Agent Evolution
The evolution module (buddy.agent.evolution) is an experimental optimization
layer that treats an agent's configuration as a genome and applies
genetic-algorithm operators — mutation, crossover, and fitness selection — to
search for better-performing variants.
Experimental
Evolution is an optimization scaffold, not a turnkey self-improvement system. It mutates configuration (instructions, temperature, personality traits) and scores variants from interaction data you supply. It does not retrain the underlying model.
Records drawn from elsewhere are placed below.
__device__ __forceinline__ int lane_id() { return threadIdx.x & 63; }
__device__ __forceinline__ int rd(int bv, int i) { return __builtin_amdgcn_readlane(bv, i); }
__device__ __forceinline__ int wr(int bv, int i, int v) { return lane_id() == i ? v : bv; }
__device__ __forceinline__ uint32_t ufl(uint32_t v) { return __builtin_amdgcn_readfirstlane(v); }
// ... 78 lines not shown
            #pragma unroll
            for (int r = 0; r < 10; ++r) {
                const uint32_t h0 = __umulhi(0xD2511F53u, c0), l0 = 0xD2511F53u * c0;
                const uint32_t h1 = __umulhi(0xCD9E8D57u, c2), l1 = 0xCD9E8D57u * c2;
                c0 = h1 ^ c1 ^ a0; c1 = l1; c2 = h0 ^ c3 ^ a1; c3 = l0;
                a0 += 0x9E3779B9u; a1 += 0xBB67AE85u;
            }
            blk0 = c0; blk1 = c1; blk2 = c2; blk3 = c3; blkid = b;
        }
        const uint32_t w = (uint32_t)(ctr & 3u);
        ++ctr;
        return w == 0 ? blk0 : w == 1 ? blk1 : w == 2 ? blk2 : blk3;
    }

    template <bool PHILOX_ONLY = false>
    __device__ int die() {
        used = true;
        for (;;) {
            const uint32_t x = (PHILOX_ONLY || mode == BGX_DICE_PHILOX ? next_philox() : next_mt()) & 7u;
            if (x <= 5u) return (int)x + 1;
        }
    }

    template <bool PHILOX_ONLY = false>
    __device__ void finish(uint64_t* ctr_out) {
        if (!used) return;
        if (PHILOX_ONLY || mode == BGX_DICE_PHILOX) {
            if (lane_id() == 0) *ctr_out = ctr;
            return;
        }
        if (twisted) {
            for (int j = lane_id(); j < 624; j += 64) mt[j] = sh[j];
        }
        if (lane_id() == 0) mt[624] = (uint32_t)idx;
    }
};

struct Args {
    uint8_t* lanes;
    uint64_t* moves;
    int32_t* n_total;
    uint32_t* mt;
    uint64_t* ctr;
    uint8_t* shared_rolls;
    int32_t* ovf_count;
    int32_t* ovf_queue;
    int32_t* err;
    int B, max_moves, dice_mode, auto_reset, match_length;
    uint32_t key0, key1;
    uint64_t* stamps;
    int cap_mid;
    int cap_main;
    int32_t* perm;
    uint8_t* cls;
    uint8_t* pre;
    int xcd;
    const uint8_t* starts;
};
constexpr int kStartOk = 63;

__device__ __forceinline__ int lane_of_block(const Args& A, int bi) {
    if (!A.xcd) return bi;
    const int r = bi & 127;
    return (bi & ~127) | ((r & 7) << 4) | (r >> 3);
}

constexpr int kClasses = 5;

constexpr uint64_t kCtrMask = (1ull << 48) - 1ull;

constexpr int kPreOver = 0x80;
__device__ __forceinline__ int pre_class(int bv) {
    if (rd(bv, R_OVER)) return kPreOver;
    const int nxt = 1 - rd(bv, R_CUR);
    const int l = lane_id();
    const int off = nxt * 24;
    const bool mine = l >= off && l < off + 24 && bv > 0;
    return __popcll(__ballot(mine)) + (rd(bv, 48 + nxt) > 0 ? 2 : 0);
}

__device__ __forceinline__ int predict_class(int pre, uint64_t ctr, uint32_t key0, uint32_t key1, uint32_t lane_no,
                                             uint32_t& cache) {
    cache = 0u;
    if (pre & kPreOver) return kClasses - 1;
    Rng r;
    const uint64_t c0 = ctr & kCtrMask;
    r.init_philox(c0, key0, key1, lane_no);
    const int a = r.die(), b = r.die();
    const uint64_t draws = r.ctr - c0;
    if (draws < 32) cache = 0x8000u | (uint32_t)a | ((uint32_t)b << 3) | ((uint32_t)draws << 6);
    if (a != b) return kClasses - 1;
    const int pts = pre;
    if (pts >= 10 && a <= 4) return 0;
    if ((pts >= 8 && a <= 5) || pts >= 10) return 1;
    return pts >= 5 ? 2 : 3;
}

Treat results as candidate configurations to validate.
Availability is gated; check before using:
from buddy import check_feature
assert check_feature("evolution")
from buddy import AgentGenome, EvolutionStrategy, FitnessEvaluator
from buddy.agent.evolution import EvolutionaryMixin
The genome
AgentGenome is a Pydantic model encoding the tunable surface of an agent:
| Field group | Fields |
|---|---|
| Core | instructions, temperature, max_tokens, max_loops, reasoning_depth |
| Personality (0.0–1.0) | creativity, analytical_thinking, empathy, assertiveness, curiosity, patience |
| Tools | preferred_tools, tool_usage_strategy (conservative/balanced/aggressive) |
| Style | response_style, error_handling_strategy, interaction_style |
| Lineage | genome_id, generation, parent_genomes, fitness_score, mutation_history |
from buddy import AgentGenome
genome = AgentGenome(instructions="Be concise.", temperature=0.7)
# Produce a mutated child genome
child = genome.mutate(mutation_rate=0.2, mutation_strength=0.3)
print(child.generation, child.parent_genomes)
# Recombine two genomes
other = AgentGenome(instructions="Be thorough.", temperature=1.0)
offspring = genome.crossover(other, crossover_rate=0.5)
mutate() perturbs numeric and personality genes (and occasionally rewrites
instructions), while crossover() blends parents and combines their preferred
tools.
Fitness evaluation
FitnessEvaluator scores a genome from a list of interaction dictionaries. Each
interaction is a plain dict with optional keys such as response_time,
task_completed, error_occurred, task_type, and a feedback sub-dict with
accuracy and satisfaction.
from buddy import FitnessEvaluator
interactions = [
{"response_time": 1.2, "task_completed": True,
"feedback": {"accuracy": 0.9, "satisfaction": 0.8}},
{"response_time": 3.0, "task_completed": False, "error_occurred": True,
"feedback": {"accuracy": 0.4, "satisfaction": 0.3}},
]
metrics = FitnessEvaluator().evaluate(interactions)
print(metrics.overall_fitness) # weighted score in [0.0, 1.0]
FitnessMetrics.overall_fitness combines accuracy, response time, satisfaction,
completion rate, error rate, efficiency, adaptability, and consistency into a
single normalized score.
Evolution strategies
EvolutionStrategy enumerates the search families the layer is designed around:
| Member | Value |
|---|---|
EvolutionStrategy.GENETIC |
"genetic" |
EvolutionStrategy.DIFFERENTIAL |
"differential" |
EvolutionStrategy.PARTICLE_SWARM |
"particle_swarm" |
EvolutionStrategy.BAYESIAN |
"bayesian" |
Adding evolution to an agent
EvolutionaryMixin adds evolve(), crossover_with(), evaluate_fitness(),
should_evolve(), and auto_evolve() to an agent class. Compose it with
Agent so the mixin can consume its extra keyword arguments
(evolution_enabled, auto_evolution, evolution_threshold):
from buddy import Agent
from buddy.agent.evolution import EvolutionaryMixin
class EvolvingAgent(EvolutionaryMixin, Agent):
pass
agent = EvolvingAgent(evolution_enabled=True, auto_evolution=True)
fitness = agent.evaluate_fitness(interactions)
if agent.should_evolve():
evolved = agent.evolve() # returns a new agent built from a mutated genome
Note
evolve() raises ValueError unless evolution_enabled=True. Fitness
history needs at least five evaluations before should_evolve() will report
a decline. Always benchmark an evolved agent before promoting it.